Night of the Bloody Apes only features a single ape (maybe an ape-and-a-half if you count Julio’s post heart surgery problems). I would never dream of going into a film like this and expect it to make much sense, but the science behind Night of the Bloody Apes is especially loopy. It appears that Julio’s leukemia can only be cured with gorilla blood, and only a gorilla heart is strong enough to deal with that. Oops, it turns out that a human body trying to work with a gorilla heart puts scars on your brain that turns you into a gorilla-man. Everyone got that?

Seconds before accidentally banging her head on the door frame.
Night of the Bloody Apes delivers exactly the kind of sleazy gory action you think a movie about ape heart transplants would offer. There is a feast of gore including gouged eyes, torn throats, a slowly ripped off head, and a few clips of an actual heart transplant. The movie isn’t content to just splash around some blood and cheap body parts, director Cardona makes sure the camera does a smash zoom into the mess just to make sure he isn’t accused of having any subtlety whatsoever. There is also a fair amount of nudity on display as Julio consistently rips the clothes off of his female victims.
Although the film does feature some luchador scenes, Lucy's part in the film diminishes as it goes on until she all but disappears from the story completely.
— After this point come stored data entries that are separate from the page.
static sezkp_ctx* ctx_create(int32_t device, int32_t rank, int32_t world, const uint8_t* uid,
                             const sezkp_host_comm* hc, char* err, size_t err_len, bool solo = false) {
  try {
    if (world < 1 || world > 8 || (world & (world - 1)) || rank < 0 || rank >= world)
      throw Err{SEZKP_E_INVALID, "world must be a power of two <= 8 and 0 <= rank < world"};
    std::unique_ptr<sezkp_ctx> c(new sezkp_ctx());
    c->device = device;
    c->rank = rank;
    c->world = world;
    c->logP = ilog2((uint64_t)world);
    int cnt = 0;
    HIP_OR_THROW(hipGetDeviceCount(&cnt));
    if (device < 0 || device >= cnt) throw Err{SEZKP_E_DEVICE, "no such HIP device " + std::to_string(device)};
    HIP_OR_THROW(hipSetDevice(device));
    HIP_OR_THROW(hipStreamCreateWithFlags(&c->st, hipStreamNonBlocking));
    for (auto& e : c->ev) HIP_OR_THROW(hipEventCreate(&e));
    for (auto& e : c->kev) HIP_OR_THROW(hipEventCreate(&e));
    for (auto& e : c->oev) HIP_OR_THROW(hipEventCreate(&e));
    HIP_OR_THROW(hipStreamCreateWithFlags(&c->st2, hipStreamNonBlocking));
    HIP_OR_THROW(hipEventCreateWithFlags(&c->ev_fold, hipEventDisableTiming));
    HIP_OR_THROW(hipEventCreateWithFlags(&c->ev_tail, hipEventDisableTiming));
    HIP_OR_THROW(hipEventCreateWithFlags(&c->ev_expand, hipEventDisableTiming));
    HIP_OR_THROW(hipEventCreateWithFlags(&c->ev_cols, hipEventDisableTiming));
    HIP_OR_THROW(hipEventCreateWithFlags(&c->ev_qin, hipEventDisableTiming));
    HIP_OR_THROW(hipEventCreateWithFlags(&c->ev_qout, hipEventDisableTiming));
    c->tw = tables_for_device(device);
    const bool force = uid && getenv("SEZKP_FORCE_SHARDED") != nullptr;
    if (world > 1 || force || solo) {
      try {
        c->comm.reset(solo ? make_solo_comm(rank, world)
                           : hc ? make_host_comm(rank, world, *hc) : make_rccl_comm(rank, world, uid));
      } catch (const std::exception& e) {
        throw Err{SEZKP_E_DEVICE, e.what()};
      }
    }
    return c.release();
  } catch (const Err& e) {
    set_err(err, err_len, e.msg);
  } catch (const std::exception& e) {
    set_err(err, err_len, e.what());
  }
  return nullptr;
// ... 163 lines not shown
    AsyncSlot& a = *ctx->async;
    {
      std::lock_guard<std::mutex> lk(a.mu);
      if (a.state != AsyncSlot::IDLE)
        throw Err{SEZKP_E_INVALID, "a proof is already in flight on this context (call sezkp_ctx_wait)"};
      HIP_OR_THROW(hipSetDevice(ctx->device));
      ctx->take_staged();
      memcpy(a.root, manifest_root, 32);
      a.state = AsyncSlot::RUNNING;
    }
    a.cv.notify_all();
  });
}

int32_t sezkp_ctx_wait(sezkp_ctx* ctx, const uint8_t** data, size_t* len, char* err, size_t err_len) {
  if (!ctx || !data || !len) {
    set_err(err, err_len, "null argument");
    return SEZKP_E_INVALID;
  }
  if (!ctx->async) {
    set_err(err, err_len, "no proof in flight on this context");
    return SEZKP_E_INVALID;
  }
  AsyncSlot& a = *ctx->async;
  std::unique_lock<std::mutex> lk(a.mu);
  if (a.state == AsyncSlot::IDLE) {
    set_err(err, err_len, "no proof in flight on this context");
    return SEZKP_E_INVALID;
  }
  a.cv.wait(lk, [&] { return a.state == AsyncSlot::DONE; });
  a.state = AsyncSlot::IDLE;
  if (a.rc != SEZKP_OK) {
    set_err(err, err_len, a.msg);
    return a.rc;
  }
  *data = ctx->h_proof;
  *len = a.len;
  return SEZKP_OK;
}

int32_t sezkp_ctx_stage_times(const sezkp_ctx* ctx, double* out_ms, int32_t max) {
  if (!ctx || !ctx->have_times) return 0;
  int cnt = 0;
  for (int s = 0; s <= ST_NSTAGE && cnt < max; s++) out_ms[cnt++] = ctx->stage_ms[s];
  for (int s = 0; s < 4 && cnt < max; s++) out_ms[cnt++] = ctx->host_ms[s];
  if (cnt < max) out_ms[cnt++] = ctx->kernel_ms;
  return cnt;
}
void* sezkp_ctx_stream(const sezkp_ctx* ctx) { return ctx ? (void*)ctx->st : nullptr; }
int32_t sezkp_ctx_dict_plans(const sezkp_ctx* cctx, sezkp_dict_plan_info* out, int32_t max) {
  sezkp_ctx* ctx = const_cast<sezkp_ctx*>(cctx);
  if (!ctx || (max > 0 && !out) || max < 0) return SEZKP_E_INVALID;
  if (ctx->busy()) return SEZKP_E_INVALID;
  if (!ctx->loaded || !ctx->have_plans || ctx->n_dict == 0) return 0;
  const int32_t cnt = std::min<int32_t>(max, ctx->n_dict);
  if (cnt == 0) return 0;
  std::vector<DictPlan> pl((size_t)cnt);
  if (hipSetDevice(ctx->device) != hipSuccess ||
      hipMemcpy(pl.data(), ctx->d_dplans, (size_t)cnt * sizeof(DictPlan), hipMemcpyDeviceToHost) != hipSuccess) {
    (void)hipGetLastError();
    return SEZKP_E_DEVICE;
  }
  for (int32_t i = 0; i < cnt; i++) {
    sezkp_dict_plan_info& o = out[i];
    o = ctx->dict_info[(size_t)i];
    o.K = pl[i].K;
    o.a = pl[i].a;
    o.delta = pl[i].delta;
    o.R = pl[i].R;
    o.dR = pl[i].delta ? pl[i].dR : 0;
    o.min = pl[i].min;
  }
  return cnt;
}
int32_t sezkp_ctx_dict_cache_stats(const sezkp_ctx* cctx, uint32_t* cols_rebuilt, uint32_t* cols_reused,
                                   uint64_t* entries_rebuilt) {
  sezkp_ctx* ctx = const_cast<sezkp_ctx*>(cctx);
  if (!ctx || !cols_rebuilt || !cols_reused || !entries_rebuilt) return SEZKP_E_INVALID;
  if (ctx->busy()) return SEZKP_E_INVALID;
  const bool have = ctx->loaded && ctx->have_plans && ctx->n_dict != 0;
  *cols_rebuilt = have ? ctx->dstat_rebuilt : 0;
  *cols_reused = have ? ctx->dstat_reused : 0;
  *entries_rebuilt = have ? ctx->dstat_entries : 0;
  return SEZKP_OK;
}
int32_t sezkp_ctx_comm_stats(const sezkp_ctx* ctx, sezkp_comm_stat* out, int32_t max) {
  if (!ctx || !out || max <= 0) return 0;
  int32_t cnt = 0;
  for (const auto& c : ctx->coll_stats) {
    if (cnt >= max) break;
    sezkp_comm_stat& o = out[cnt++];
    memset(o.name, 0, sizeof o.name);
    strncpy(o.name, c.name, sizeof o.name - 1);
    o.bytes = c.bytes;
    float ms = 0;
    o.ms = hipEventElapsedTime(&ms, c.a, c.b) == hipSuccess ? ms : -1.0;
  }
  (void)hipGetLastError();
  return cnt;
}

int32_t sezkp_ctx_dist_ntt(sezkp_ctx* ctx, uint64_t* local, uint64_t* scratch, uint32_t log_n, int32_t dir,
                           char* err, size_t err_len) {
  return guarded(err, err_len, SEZKP_E_DEVICE, [&] {
    if (!ctx || !local || !scratch) throw Err{SEZKP_E_INVALID, "null argument"};
    require_idle(ctx);
    if (ctx->broken) throw Err{SEZKP_E_DEVICE, "context unusable after an aborted collective"};
    if (dir != 1 && dir != -1) throw Err{SEZKP_E_INVALID, "dir must be +1 or -1"};
    const int P = ctx->world, logP = ctx->logP;
    if (log_n > 32 || (int)log_n < 8 + logP)
      throw Err{SEZKP_E_INVALID, "dist_ntt needs 2^(8 + log P) <= n <= 2^32"};
    HIP_OR_THROW(hipSetDevice(ctx->device));
    hipStream_t st = ctx->st;
    const int logM = (int)log_n - logP;
    const uint64_t M = 1ULL << logM, Q = M >> logP;
    const uint64_t e_step = (uint64_t)ctx->rank << (32 - log_n);
    const bool inv = dir < 0;
    auto ok = [](hipError_t e, const char* what) {
      if (e != hipSuccess) throw Err{SEZKP_E_DEVICE, std::string(what) + ": " + hipGetErrorString(e)};
    };
    const uint64_t inv_n = inv ? hgl_inv((1ULL << log_n) % GL_P_HOST) : 1;
    hipError_t nat_err = hipSuccess;
    if (P == 1 && ntt_dif_natural(st, local, scratch, logM, inv, ctx->tw, inv_n, &nat_err)) {
      ok(nat_err, "dist_ntt local");
    } else if (P == 1) {
      if (!inv) {
        ok(ntt_dif(st, local, logM, false, ctx->tw), "dist_ntt local");
        ok(bitrev_inplace(st, local, logM, 1, false), "dist_ntt bitrev");
      } else {
        ok(bitrev_inplace(st, local, logM, inv_n, true), "dist_ntt bitrev");
        ok(ntt_dit(st, local, logM, true, ctx->tw, nullptr, 0, 1), "dist_ntt local");
      }
    } else if (!inv) {
      ok(ntt_dif(st, local, logM, false, ctx->tw), "dist_ntt local");
      ok(dntt_permute_twiddle(st, local, scratch, logM, ctx->tw, e_step, false, false, 1), "dist_ntt twiddle");
      ctx->comm->alltoall(scratch, local, Q * 8, st);
      ok(dntt_dft(st, local, P, Q, false), "dist_ntt dft");
    } else {
      ok(dntt_dft(st, local, P, Q, true), "dist_ntt dft");
      ctx->comm->alltoall(local, scratch, Q * 8, st);
      ok(dntt_permute_twiddle(st, scratch, local, logM, ctx->tw, e_step, true, true, inv_n), "dist_ntt twiddle");
      ok(ntt_dit(st, local, logM, true, ctx->tw, nullptr, 0, 1), "dist_ntt local");
    }
  });
}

Night of the Bloody Apes is a remake of an earlier film called Doctor of Doom (1962), also by Cardona which features virtually the same plot but follows a woman wrestler bring the mad doctor to justice. Night of the Bloody Apes is much more about turning women into victims, so Lucy’s story is never really brought to a satisfying resolution.

The film also spends far too long with Dr. Krellman as he feels bad about his son’s illness and eventual gorillafication. I understand this is meant to give the finale on a hospital roof a King Kong (1933) kind of resonance, but since the story fails to generate even one sympathetic character, the whole thing is pointless.

"Let me just get that eyelash out."
Something Weird Video’s DVD of Night of the Bloody Apes looks great. The film is shot with a brilliant almost Technicolor intesnity, mostly in service to highlight the bright red blood. The heart surgery inserts are much worse quality and the crispness of the rest of the film really makes for a stark contrast. The music is comically soap opera in tone, even during some of the horrible murders.

Night of the Bloody Apes is lurid, gross, and nonsensical. It is far away from a trash masterpiece but it rides on enough sleazy charm to be worth checking out.